Matt: Someone said to me that in her experience working with us, coming to understand herself not as “sick” (her word–we might say “non-diagnostically“) made her better. Her comment felt so scripted for this dialogue we’re having here. I nearly fell out of my chair. There’s a movement of sorts to classify depression (and other so-called conditions) as real illness. The thinking is that by classifying these experiences in a manner similar to how we classify physical disorders that the result will be a sort of moral parity. I’m always torn about this. I respect the impulse–the desire that the experience of depression be taken seriously, seen as legitimate. It certainly has produced some positive results in improving access, with regard to parity in health insurance coverage, but I fear for what has been lost. Must it be the case that understanding these experiences medically is the cost of having them be taken seriously? Does it actually produce parity in understanding (in the sense of empathy)? I fear much is lost in the narrowing the lexicon available for us to understand the infinite complexity of human experience.

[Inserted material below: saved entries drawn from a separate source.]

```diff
@@ -664,16 +781,16 @@
                         l2a_out_phase<NT, TPW, TPW, OT, 2 * TH, O4>(hreg, pfO, rs_out, c0, [&]() {
 #pragma unroll
                             for (int tt = 0; tt < TH; ++tt) {
-                                pfA[tt] = l2a_ldw(rsn, voffh[tt], 0);
-                                pfB[tt] = l2a_ldw(rsn, voffh[tt] + 1024, 0);
+                                pfA[tt] = l2a_ldt(rsn, voffh, tt, 0, 0);
+                                pfB[tt] = l2a_ldt(rsn, voffh, tt, 1024, 0);
                             }
                         }, pb, wave, lane, olane);
                     } else {
                         l2a_out_phase<NT, TPW, TPW, OT, 2 * TPW, O4>(hreg, pfO, rs_out, c0, [&]() {
 #pragma unroll
                             for (int tt = 0; tt < TPW; ++tt) {
-                                pfA[tt] = l2a_ldw(rsn, voff[tt], 0);
-                                pfB[tt] = l2a_ldw(rsn, voff[tt] + 1024, 0);
+                                pfA[tt] = l2a_ldt(rsn, voff, tt, 0, 0);
+                                pfB[tt] = l2a_ldt(rsn, voff, tt, 1024, 0);
                             }
                         }, pb, wave, lane, olane);
                     }
@@ -683,60 +800,41 @@
             for (int j = 0; j + 1 < nb; ++j) layer0(j, std::false_type{});
             layer0(nb - 1, std::true_type{});
             if (!N1) __syncthreads();
-            for (int j = 0; j + 1 < nb; ++j) member(j, std::false_type{});
-            member(nb - 1, std::true_type{});
+            if constexpr (RE_OK) {
+                if (nb > 1) {
+                    member(0, std::false_type{}, std::false_type{});
+                    for (int j = 1; j + 1 < nb; ++j) member(j, std::false_type{}, std::true_type{});
+                    member(nb - 1, std::true_type{}, std::true_type{});
+                } else {
+                    member(0, std::true_type{}, std::false_type{});
+                }
+            } else {
+                for (int j = 0; j + 1 < nb; ++j) member(j, std::false_type{}, std::false_type{});
+                member(nb - 1, std::true_type{}, std::false_type{});
+            }
 
             __syncthreads();
-            constexpr bool XE_OK = L2A_XEARLY && !NOHALF && NT == 1 && OT <= 2 && KG0 <= 2;
             const bool xe = XE_OK && split == 2 && nb >= 2 && b0 + nb == n_seq;
-            for (int jj = 0; jj < nb; ++jj) {
-                const int j = (xe && wave == 0) ? (jj == 0 ? nb - 1 : jj - 1) : jj;
+            const int jj0 = RE_OK ? nb - 1 : 0;
+            for (int jj = jj0; jj < nb; ++jj) {
+                const int j = RE_OK ? jj : (xe && wave == 0) ? (jj == 0 ? nb - 1 : jj - 1) : jj;
                 const int i = b0 + j;
                 const int e = seq(i);
                 const bool is_half = !NOHALF && (e == e_shared);
                 const float* nr = nrm + i * NRM_SET;
                 const f32x4* pb = (LB > 1) ? pbase + j * PS : hoth;
                 L2A_TS(5)
-                if (e == e_half && !split) {
-#pragma unroll
-                    for (int nt = 0; nt < NT; ++nt)
-#pragma unroll
-                        for (int c = 0; c < OT; ++c) {
-                            dsum[nt][c] = dgrp[nt][c];
-                            dgrp[nt][c] = (f32x4){0.f, 0.f, 0.f, 0.f};
-                        }
-                }
-#pragma unroll
-                for (int c = 0; c < OT; ++c) {
-                    f32x4 part[L2A_NW][NT];
-#pragma unroll
-                    for (int ch = 0; ch < L2A_NW; ++ch)
-#pragma unroll
-                        for (int nt = 0; nt < NT; ++nt) part[ch][nt] = pb[((ch * NT + nt) * OT + c) * 64 + lane];
-                    const f32x4 bias = *reinterpret_cast<const f32x4*>(nr + CST_BOUT + 16 * c + 4 * qq);
-                    const f32x4 omu = *reinterpret_cast<const f32x4*>(nr + 32 * KG0 + 16 * c + 4 * qq);
-                    const f32x4 osd = *reinterpret_cast<const f32x4*>(nr + 32 * KG0 + 16 * OT + 16 * c + 4 * qq);
+                red_park(i);
+                l2a_for_tiles<OT>([&](auto c_tag) {
+                    f32x4 part[L2A_NW][NT], k[3];
+                    red_read(pb, nr, decltype(c_tag)::value, part, k);
                     __builtin_amdgcn_sched_barrier(0);
-#pragma unroll
-                    for (int nt = 0; nt < NT; ++nt) {
-                        static_assert(L2A_NW == 4, "the canonical tree below is written out for four waves");
-                        f32x4 s = (part[0][nt] + part[1][nt]) + (part[2][nt] + part[3][nt]);
-                        if (is_half) {
-                            qsh[nt][c] = s;
-                        } else {
-                            if (O4 && c == OT - 1) {
-#pragma unroll
-                                for (int ii = 0; ii < 4; ++ii) s[ii] = l2a_sum_xor32(l2a_sum_xor16(s[ii]));
-                            }
-                            s = l2a_actv<GACT>(s + bias, p.output_act, p.out_floor);
-                            if (FAN) dgrp[nt][c] = s * osd + omu;
-                            else dgrp[nt][c] += s * osd + omu;
-                        }
-                    }
-                }
-                if (!NOHALF && split == 2 && i == n_full - 1 && wave == (XE_OK ? 1 : 0)) xput(0, dgrp);
-                if (xe && wave == 0 && jj == 0) xput(1, qsh);
+                    red_add(c_tag, part, k, is_half);
+                });
+                red_publish(i);
+                if (xe && wave == 0 && jj == jj0) xput(1, qsh);
                 if (xe && wave == 3 && jj == nb - 1) {
+                    if (RE_OK && L2A_XREQ_SLEEP > 0) __builtin_amdgcn_s_sleep(L2A_XREQ_SLEEP);
 #pragma unroll
                     for (int r = 0; r < 2; ++r)
 #pragma unroll
```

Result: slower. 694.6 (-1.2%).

Kiran: I have been resistant to this conversation about depression and I am not sure why. Yesterday I was teaching a class and discussing case conceputalization with students. We were talking about how our clients may come in with a problem (and it may very well be a problem) and the acts of resistance that may completely go unnoticed because we live in a world that is problem focused, or pathologizing. Depression came up as an example. Someone may come in feeling depressed and this is the challenge: Can we see depression in more complex ways? Can the depression tell us something more? Can it add complexity to a person’s life story? Could the symptoms associated with depression be an act of resistance? For instance, someone who has a chaotic life with multiple challenges feels depressed; they are staying in, sleeping late, etc. Could the depression be helping them slow down? Could it be a sign that something else is off? In my work, I try really hard to get the person’s meaning behind their depression, even the meanings that we might discover together.
Matt: Yes, yes! There are too few words! In some sense we’ve replaced the complicated, often slow process of creating conversations together with sorting out what word (depression) or phrase (generalized anxiety disorder) sums it all up. What we struggle to do here, in our NYC therapy practice, with our patients who are seeking therapy for depression or anything else is to get caught up in the semantics. We do belabor the point. We invite them to ramble on, in a sense. What matters less is which words we use (or perhaps whether there are words involved at all–we share so much with our bodies, our affect) but rather how we create emotional experiences together. Perhaps the question is less “What’s wrong with this person?” and more “How can we create relational conversations that create understanding and help this person feel better?”